[[ Dataset entries open ]]

# deeppowers/deeppowers

Hardware: AMD Instinct MI355X
Metric: ciphertext-mul/s (N=4096, 4 RNS limbs) (higher is better)
Workload: dtype u64

## Files before the change

### deeppowers_amd/csrc/ctx_tables.h

```cpp
#pragma once
#include <cstring>
#include <vector>

#include "devtables.h"
#include "ntt_core.h"
#include "ntt_quarters.h"
#include "tables.h"

namespace dpfhe {

static_assert(sizeof(TwShoup) == 16 && sizeof(TwFold) == 16 && sizeof(TwF64) == 16, "the twiddle slots of every class share one stride");
struct alignas(16) TwBytes { u64 lo, hi; };
constexpr size_t kTwSize = sizeof(TwBytes);

template <class Tw> inline TwBytes tw_bytes(const Tw& t) { static_assert(sizeof(Tw) == sizeof(TwBytes), "slot size"); TwBytes r; std::memcpy(&r, &t, sizeof r); return r; }
inline TwBytes class_tw(LimbClass k, u64 w, u64 q) {
    if (k == kClassFold) return tw_bytes(h_tw_fold(w, q));
    if (k == kClassFoldScaled) return tw_bytes(h_tw_fold_scaled(w, q, fold_scaled_shift(q)));
    if (k == kClassF64 || k == kClassF64Wide) return tw_bytes(h_make_tw<TwF64>(w, q));
    return tw_bytes(h_make_tw<TwShoup>(w, q));
}
inline InvLast<TwBytes> class_last(LimbClass k, u64 w_last, u64 w_ninv, u64 q) { return InvLast<TwBytes>{class_tw(k, w_last, q), class_tw(k, w_ninv, q)}; }
inline void pack_table(unsigned char* dst, const std::vector<u64>& words, LimbClass k, u64 q, int logn_tab, int loge) {
    std::vector<TwBytes> t(words.size());
// ... 34 lines not shown
        const u64 sinv = cls == kClassFoldScaled ? h_powmod((1ull << fold_scaled_shift(q)) % q, q - 2, q) : 1;
        reinterpret_cast<InvLast<TwBytes>*>(&blob[m.o_last2])[l] = class_last(cls, h_mulmod(t.w_last, sinv, q), h_mulmod(t.lc.ninv, sinv, q), q);
    }
    return blob;
}
template <class Arith>
inline DevTables<Arith> mixed_view(const unsigned char* b, const MixedLayout& m, size_t L) {
    typedef typename Arith::Tw Tw;
    DevTables<Arith> tb{};
    tb.lc = reinterpret_cast<const LimbConst*>(b + m.o_lc);
    tb.fwd = reinterpret_cast<const Tw*>(b + m.o_fwd); tb.inv = reinterpret_cast<const Tw*>(b + m.o_inv);
    tb.fwd4 = reinterpret_cast<const Tw*>(b + m.o_fwd4); tb.inv4 = reinterpret_cast<const Tw*>(b + m.o_inv4);
    tb.last = reinterpret_cast<const InvLast<Tw>*>(b + m.o_last);
    tb.last2 = reinterpret_cast<const InvLast<Tw>*>(b + m.o_last2);
    tb.n_sub = 1;
    tb.n_limbs = (int)L;
    return tb;
}
inline bool ctx_limb_classes(int log2n, const std::vector<HostLimbTables>& ht, bool fold, unsigned char limb_cls[16]) {
    if (fold || ht.size() > 16 || log2n < 8 || log2n > 14) return false;
    bool any_fast = false;
    for (size_t l = 0; l < ht.size(); ++l) { limb_cls[l] = (unsigned char)limb_class(ht[l].lc.q); any_fast = any_fast || limb_cls[l] != kClassShoup; }
    return any_fast;
}

struct CtxLayout {
    int log_n1, log_n2, loge_ntt;
    size_t n_sub, n2;
    bool split, two_geo, halves, quarters;
    size_t o_lc, o_fwd4, o_inv4, o_fwd, o_inv, o_last, o_top_fwd, o_top_inv, o_top_last, o_resc, o_hfwd, o_hinv, o_htop_fwd, o_htop_last,
           o_qfwd, o_qinv, o_qtop_fwd, o_qtop_inv, o_qtop_last, total;
};
inline CtxLayout ctx_layout(int log2n, size_t L, bool fold) {
    auto up = [](size_t x) { return (x + 255) & ~(size_t)255; };
    CtxLayout m;
    m.log_n1 = split_log_n1(log2n); m.log_n2 = log2n - m.log_n1;
    m.n_sub = (size_t)1 << m.log_n1; m.n2 = (size_t)1 << m.log_n2;
    m.loge_ntt = ntt_loge(m.log_n2);
    m.split = m.log_n1 > 0; m.two_geo = !m.split && m.loge_ntt != kFusedLoge;
    m.halves = log2n == 13 && fold;
    m.quarters = log2n == 14 && fold;
    const size_t n_sub = m.n_sub, tab = L * ((size_t)1 << log2n) * kTwSize;
    m.o_lc = 0; m.o_fwd4 = up(m.o_lc + L * sizeof(LimbConst)); m.o_inv4 = up(m.o_fwd4 + tab);
    m.o_fwd = m.two_geo ? up(m.o_inv4 + tab) : m.o_fwd4; m.o_inv = m.two_geo ? up(m.o_fwd + tab) : m.o_inv4;
    m.o_last = up(m.o_inv + tab); m.o_top_fwd = up(m.o_last + L * n_sub * 2 * kTwSize); m.o_top_inv = up(m.o_top_fwd + L * n_sub * kTwSize);
    m.o_top_last = up(m.o_top_inv + L * n_sub * kTwSize); m.o_resc = up(m.o_top_last + L * 2 * kTwSize);
// ... 86 lines not shown
```

### deeppowers_amd/csrc/devtables.h

```cpp
#pragma once
#include "modarith.h"

namespace dpfhe {

struct QuartersTop;

constexpr int ntt_loge(int ) { return 4; }
constexpr int kMaxLog2N = 16;
constexpr int kSplitLog2N2 = 12;
constexpr int split_log_n1(int log2n) { return log2n > 14 ? log2n - kSplitLog2N2 : 0; }
constexpr int kFusedLoge = 4;

template <class Tw>
struct InvLast {
    Tw w_last;
    Tw w_ninv;
};

template <class Arith>
struct DevTables {
    const typename Arith::Tw* fwd;
    const typename Arith::Tw* inv;
    const typename Arith::Tw* fwd4;
    const typename Arith::Tw* inv4;
    const typename Arith::Tw* top_fwd;
    const typename Arith::Tw* top_inv;
    const InvLast<typename Arith::Tw>* top_last;
    int n_sub;
    const typename Arith::Tw* hfwd;
    const typename Arith::Tw* hinv;
    const typename Arith::Tw* htop_fwd;
    const InvLast<typename Arith::Tw>* htop_last;
    const typename Arith::Tw* qfwd;
    const typename Arith::Tw* qinv;
    const struct QuartersTop* qtop_fwd;
    const typename Arith::Tw* qtop_inv;
    const InvLast<typename Arith::Tw>* qtop_last;
    const InvLast<typename Arith::Tw>* last;
    const InvLast<typename Arith::Tw>* last2;
    const LimbConst* lc;
    int n_limbs;
    int n_active;
    unsigned long long active_map;
};

template <class TB>
DPF_HD void block_item_limb(const TB& tb, size_t blk, size_t& item, int& limb) {
    if (tb.n_active) {
        item = blk / (unsigned)tb.n_active;
        limb = (int)((tb.active_map >> (4u * (unsigned)(blk % (unsigned)tb.n_active))) & 15u);
    } else {
        item = blk / (unsigned)tb.n_limbs;
        limb = (int)(blk % (unsigned)tb.n_limbs);
    }
}

struct MixedTables {
    const void* fwd;
    const void* inv;
    const void* last;
    const LimbConst* lc;
    int n_limbs;
// ... 12 lines not shown
```

### deeppowers_amd/csrc/dpfhe_cabi.hip

```cpp
#include <dlfcn.h>
#include <hip/hip_runtime.h>

#include <algorithm>
#include <atomic>
#include <cstdio>
#include <cstdlib>
#include <cstring>
#include <mutex>
#include <new>
#include <string>
#include <vector>

#include "../../include/dpfhe.h"
#include "base_ext.h"
#include "compact.h"
#include "ctx_tables.h"
#include "encode.h"
#include "expand.h"
#include "noise.h"
#include "plain_add.h"
#include "kernels_large.h"
#include "kernels_misc.h"
#include "launch.h"
#include "tables.h"
// ... 35 lines not shown
    return a0 < b0 + nb && b0 < a0 + na;
}
static inline bool overlaps(const uint64_t* a, size_t na, const uint64_t* b, size_t nb) { return overlaps_bytes(a, na * 8, b, nb * 8); }

static inline bool misaligned(const void* p) { return (reinterpret_cast<uintptr_t>(p) & 15) != 0; }
static const size_t kMaxGrid = 0x7fffffff;

struct dpfhe_ctx {
    uint32_t log2n = 0, n_limbs = 0;
    int device = 0;
    bool fold = false;
    int n_cu = 256;
    std::vector<uint64_t> moduli;
    uint64_t p_special = 0;
    void* d_blob = nullptr;
    const LimbConst* lc = nullptr;
    const RescaleConst* d_rescale = nullptr;
    DevTables<ShoupArith> shoup{};
    DevTables<FoldArith> foldt{};
    bool classes = false;
    int uniform_cls = kClassShoup;
    unsigned char limb_cls[16] = {};
    unsigned long long cls_map = 0;
    void* class_blob = nullptr;
    DevTables<FoldArith> cls_fold{};
    DevTables<F64Arith> cls_f64{};
    DevTables<FoldScaledArith> cls_fscaled{};
    DevTables<F64WideArith> cls_f64w{};
    DevTables<ShoupArith> cls_shoup{};
    MixedTables mixed{};
    struct ScratchArena { hipStream_t stream; u64* p; size_t words; uint64_t last_use; };
    std::vector<ScratchArena> scratch_arenas;
    uint64_t scratch_clock = 0;
    std::mutex scratch_mutex;
    std::atomic<int> ct_mul_variant{0};
    dpfhe_tune_info tune{};
    mutable std::mutex tune_mutex;
    std::atomic<size_t> scratch_limit_words{(size_t)1024 << 17};
};
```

[[ Dataset entries closed ]]

§ What you will do: Look over the records above, and wherever a line contains the string "struct", copy that line.

§ Solution to this exercise:
struct alignas(16) TwBytes { u64 lo, hi; };
struct CtxLayout {
struct QuartersTop;
struct InvLast {
struct DevTables {
    const struct QuartersTop* qtop_fwd;
struct MixedTables {
struct dpfhe_ctx {
    struct ScratchArena { hipStream_t stream; u64* p; size_t words; uint64_t last_use; };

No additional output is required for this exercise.